----- Data to examine

# ofsouzap/DistributedMandelbrot

Hardware: AMD Instinct MI355X
Metric: G pixel-iterations/s on 4096^2 tile, max_iter=1000 fp64 (higher is better)
Workload: dtype f64

## Files before the change

### distributedmandelbrot_amd/_lib.py

```python
from __future__ import annotations

import ctypes as C
import importlib.util
import os
import sys

HERE = os.path.dirname(os.path.abspath(__file__))
SO_PATH = os.path.join(HERE, "libmbk_hip.so")

MBK_OK, MBK_ERR_INVALID, MBK_ERR_NO_DEVICE, MBK_ERR_HIP, MBK_ERR_NOMEM, MBK_ERR_NET = range(6)
MBK_WANT_COUNTS = 0x1
MBK_WANT_BYTES = 0x2
MBK_KERNEL_DEFAULT = 0x000
MBK_KERNEL_SIMPLE = 0x100
MBK_KERNEL_ASM = 0x200
MBK_KERNEL_REFILL = 0x300
MBK_KERNEL_GROUP = 0x400
MBK_KERNEL_SCAN = 0x500
KERNELS = {"default": MBK_KERNEL_DEFAULT, "simple": MBK_KERNEL_SIMPLE, "asm": MBK_KERNEL_ASM,
           "refill": MBK_KERNEL_REFILL, "group": MBK_KERNEL_GROUP, "scan": MBK_KERNEL_SCAN}
OPTIONS = {name: i for i, name in enumerate(
    ["order", "waves_per_wg", "group_steps", "exact_steps", "probe_steps", "scan_waves", "scan_xcd_map", "scan_col_period", "heavy_share",
     "rf_livemin", "rf_patience", "rf_batch", "rf_waves", "cycle_detect", "probe_mid", "prepass_overlap", "exact_long", "scan_inline", "wave_limit", "units_min_light", "xcd_balance", "m_late", "h_settled", "classify_wg", "scan_strip", "cycle_window", "spill_first", "spill_lanes", "spill_min_mrd", "spill_min_blocks", "spill_cyc_shift",
     "sure_interior"])}
MBK_PRECISION_F32 = 0x1000
MBK_LAZY_UNIFORM = 0x2000
MBK_DEEP_BLA = 0x8000
MBK_DEEP_XBLA = 0x10000
PRECISIONS = {"f64": 0, "f32": MBK_PRECISION_F32}
MBK_SLOTS = 4
MBK_WORKER_DEPTH = 3
MBK_INFO_SCAN_WG_PER_CU = 100
MBK_INFO_XCD_SHARE = 110
MBK_INFO_SPILL = 130
MBK_CODEC_RAW = 0x00
MBK_CODEC_RLE = 0x01
MBK_CHUNK_DEFINITION = 4096
MBK_CHUNK_BYTES = 4096 * 4096
MBK_ABI_VERSION = 5
MBK_RENDER_BYTES = 0
MBK_RENDER_SMOOTH = 1
MBK_RENDER_DISTANCE = 3
MBK_RENDER_DISTANCE_REL = 4
MBK_RENDER_EQUALIZED = 5
RENDER_SOURCES = {"bytes": MBK_RENDER_BYTES, "smooth": MBK_RENDER_SMOOTH, "distance": MBK_RENDER_DISTANCE,
                  "distance_rel": MBK_RENDER_DISTANCE_REL, "equalized": MBK_RENDER_EQUALIZED}
MBK_HISTOGRAM_MAX_MRD = 1 << 20
# ... 131 lines not shown
    "mbk_view_launch_distance": (C.c_int, [C.c_void_p, C.POINTER(mbk_view), C.c_uint32, C.c_uint32,
                                           C.c_void_p, C.c_void_p, C.c_void_p]),
    "mbk_view_compute_distance": (C.c_int, [C.c_void_p, C.POINTER(mbk_view), C.c_uint32, C.c_uint32,
                                            C.c_void_p, C.c_void_p, C.POINTER(mbk_stats)]),
    "mbk_distance_value_host": (C.c_double, [C.c_double, C.c_double, C.c_int32]),
    "mbk_datachunk_submit": (C.c_int, [C.c_void_p, C.c_int, C.c_uint32, C.c_uint32, C.c_uint32, C.c_uint32,
                                       C.c_void_p, C.c_void_p]),
    "mbk_datachunk_submit_ex": (C.c_int, [C.c_void_p, C.c_int, C.c_uint32, C.c_uint32, C.c_uint32, C.c_uint32,
                                          C.c_void_p, C.c_void_p, C.c_uint32]),
    "mbk_view_submit": (C.c_int, [C.c_void_p, C.c_int, C.POINTER(mbk_view), C.c_uint32, C.c_uint32,
                                  C.c_void_p, C.c_void_p]),
    "mbk_wait": (C.c_int, [C.c_void_p, C.c_int, C.POINTER(mbk_stats)]),
    "mbk_serialize_last": (C.c_int, [C.c_void_p, C.c_void_p, C.c_uint64, C.POINTER(C.c_uint64),
                                     C.POINTER(C.c_uint32)]),
    "mbk_set_option": (C.c_int, [C.c_void_p, C.c_int, C.c_uint32]),
    "mbk_get_option": (C.c_int, [C.c_void_p, C.c_int, C.POINTER(C.c_uint32)]),
    "mbk_quantise_counts": (C.c_int, [C.c_void_p, C.c_void_p, C.c_uint64, C.c_uint32, C.c_void_p]),
    "mbk_units_plan": (C.c_int, [C.c_uint32, C.c_uint32, C.c_uint32, C.c_void_p, C.c_void_p]),
    "mbk_units_lookup": (C.c_int, [C.c_void_p, C.c_uint32, C.c_void_p, C.c_void_p]),
    "mbk_sure_interior_point": (C.c_int, [C.c_double, C.c_double]),
    "mbk_sure_interior_blocks": (C.c_int, [C.POINTER(mbk_view), C.POINTER(C.c_uint64)]),
    "mbk_sure_interior_flag": (C.c_int, [C.POINTER(mbk_view), C.c_uint32, C.c_uint32, C.c_uint32, C.c_uint32,
                                         C.POINTER(C.c_uint32)]),
    "mbk_reduce_counts": (C.c_int, [C.c_void_p, C.c_void_p, C.c_uint64, C.c_uint32, C.c_void_p,
                                    C.POINTER(mbk_stats)]),
    "mbk_worker_run": (C.c_int, [C.c_void_p, C.c_char_p, C.c_uint16, C.c_uint64, C.c_uint32,
                                 C.POINTER(mbk_worker_report)]),
    "mbk_net_set_option": (C.c_int, [C.c_int, C.c_uint32]),
    "mbk_net_get_option": (C.c_int, [C.c_int, C.POINTER(C.c_uint32)]),
    "mbk_feeder_run": (C.c_int, [C.POINTER(mbk_feeder_ops), C.c_char_p, C.c_uint16, C.c_uint64, C.c_uint32,
                                 C.POINTER(mbk_worker_report)]),
    "mbk_deep_orbit_create": (C.c_int, [C.c_char_p, C.c_char_p, C.c_uint32, C.c_uint32, C.POINTER(C.c_void_p)]),
    "mbk_deep_orbit_destroy": (None, [C.c_void_p]),
    "mbk_deep_orbit_info": (C.c_int, [C.c_void_p, C.POINTER(C.c_uint32), C.POINTER(C.c_uint32), C.POINTER(C.c_uint32),
                                      C.POINTER(C.c_uint32)]),
    "mbk_deep_orbit_read": (C.c_int, [C.c_void_p, C.c_void_p, C.c_void_p, C.c_uint64]),
    "mbk_deep_view_launch": (C.c_int, [C.c_void_p, C.c_void_p, C.POINTER(mbk_deep_view), C.c_uint32, C.c_uint32,
                                       C.c_void_p, C.c_void_p, C.c_void_p, C.c_void_p]),
    "mbk_deep_view_compute": (C.c_int, [C.c_void_p, C.c_void_p, C.POINTER(mbk_deep_view), C.c_uint32, C.c_uint32,
                                        C.c_void_p, C.c_void_p, C.c_void_p, C.POINTER(mbk_stats)]),
    "mbk_deep_view_submit": (C.c_int, [C.c_void_p, C.c_int, C.c_void_p, C.POINTER(mbk_deep_view), C.c_uint32, C.c_uint32,
                                       C.c_void_p, C.c_void_p]),
    "mbk_deep_view_launch_distance": (C.c_int, [C.c_void_p, C.c_void_p, C.POINTER(mbk_deep_view), C.c_uint32, C.c_uint32,
                                                C.c_void_p, C.c_void_p, C.c_void_p]),
    "mbk_deep_view_compute_distance": (C.c_int, [C.c_void_p, C.c_void_p, C.POINTER(mbk_deep_view), C.c_uint32, C.c_uint32,
                                                 C.c_void_p, C.c_void_p, C.POINTER(mbk_stats)]),
# ... 299 lines not shown
```

### distributedmandelbrot_amd/csrc/mbk_api.hip

```cpp
#include "../../include/mbk.h"

#include <hip/hip_runtime.h>

#include <cmath>
#include <cstdio>
#include <cstdlib>
#include <algorithm>
#include <cstring>
#include <new>
#include <string>
#include <vector>

#include "mbk_kernels.h"
#include "mbk_refill.h"
#include "mbk_persist.h"
#include "mbk_scan.h"
#include "mbk_units.h"
#include "mbk_spill.h"
#include "mbk_feeder.h"
#include "mbk_deep_orbit.h"
#include "mbk_deep.h"
#include "mbk_deep_bla.h"
#include "mbk_deep_wide.h"
#include "mbk_deep_wide_bla.h"
#include "mbk_histogram.h"
// ... 4 lines not shown
#include "mbk_interior.h"
#include "mbk_deep_distance.h"
#include "mbk_deep_distance_bla.h"
#include "mbk_deep_relief.h"
#include "mbk_deep_nucleus.h"
#include "mbk_deep_wide_nucleus.h"
#include "mbk_deep_wide_distance_bla.h"
#include "mbk_deep_wide_relief.h"
#include "mbk_deep_wide_distance.h"
#include "mbk_julia.h"
#include "mbk_julia_distance.h"
#include "mbk_density.h"
#include "mbk_adaptive.h"
#include "mbk_deep_adaptive.h"
#include "mbk_deep_wide_adaptive.h"

using mbk::Axis;
using mbk::ReduceOut;
using mbk::ReduceSlot;
using mbk::TileArgs;
using mbk::WorkQueues;
using mbk::kSafeImagMin;

static const int kOrderRing = 3;

struct OrderRing {
    uint32_t *d_order[kOrderRing] = {};
    uint32_t *d_capture = nullptr;
    uint32_t *d_ctl = nullptr;
    bool ctl_dirty = true;
    size_t order_cap = 0;
    unsigned order_turn = 0;
    hipStream_t aux = nullptr;
    uint32_t aux_prio = 0;
    int pp_last = -1;
    hipEvent_t ev_cls[kOrderRing] = {};
    hipEvent_t ev_done[kOrderRing] = {};
    bool done_valid[kOrderRing] = {};

    void drop_lists()
    {
        for (int k = 0; k < kOrderRing; ++k) {
            if (d_order[k]) (void)hipFree(d_order[k]);
            d_order[k] = nullptr;
            done_valid[k] = false;
        }
        if (d_capture) (void)hipFree(d_capture);
        d_capture = nullptr;
        order_cap = 0;
    }
    void drop_aux()
    {
        if (aux) (void)hipStreamDestroy(aux);
        aux = nullptr;
        for (int k = 0; k < kOrderRing; ++k) {
            if (ev_cls[k]) (void)hipEventDestroy(ev_cls[k]);
            if (ev_done[k]) (void)hipEventDestroy(ev_done[k]);
            ev_cls[k] = ev_done[k] = nullptr;
            done_valid[k] = false;
        }
    }
    void release()
    {
        if (aux) (void)hipStreamSynchronize(aux);
        drop_lists();
        drop_aux();
        if (d_ctl) (void)hipFree(d_ctl);
        *this = OrderRing();
    }
};
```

----------

Problem statement:
From the records above, return each line where "kOrderRing" occurs.

Finished task:
static const int kOrderRing = 3;
    uint32_t *d_order[kOrderRing] = {};
    hipEvent_t ev_cls[kOrderRing] = {};
    hipEvent_t ev_done[kOrderRing] = {};
    bool done_valid[kOrderRing] = {};
        for (int k = 0; k < kOrderRing; ++k) {
        for (int k = 0; k < kOrderRing; ++k) {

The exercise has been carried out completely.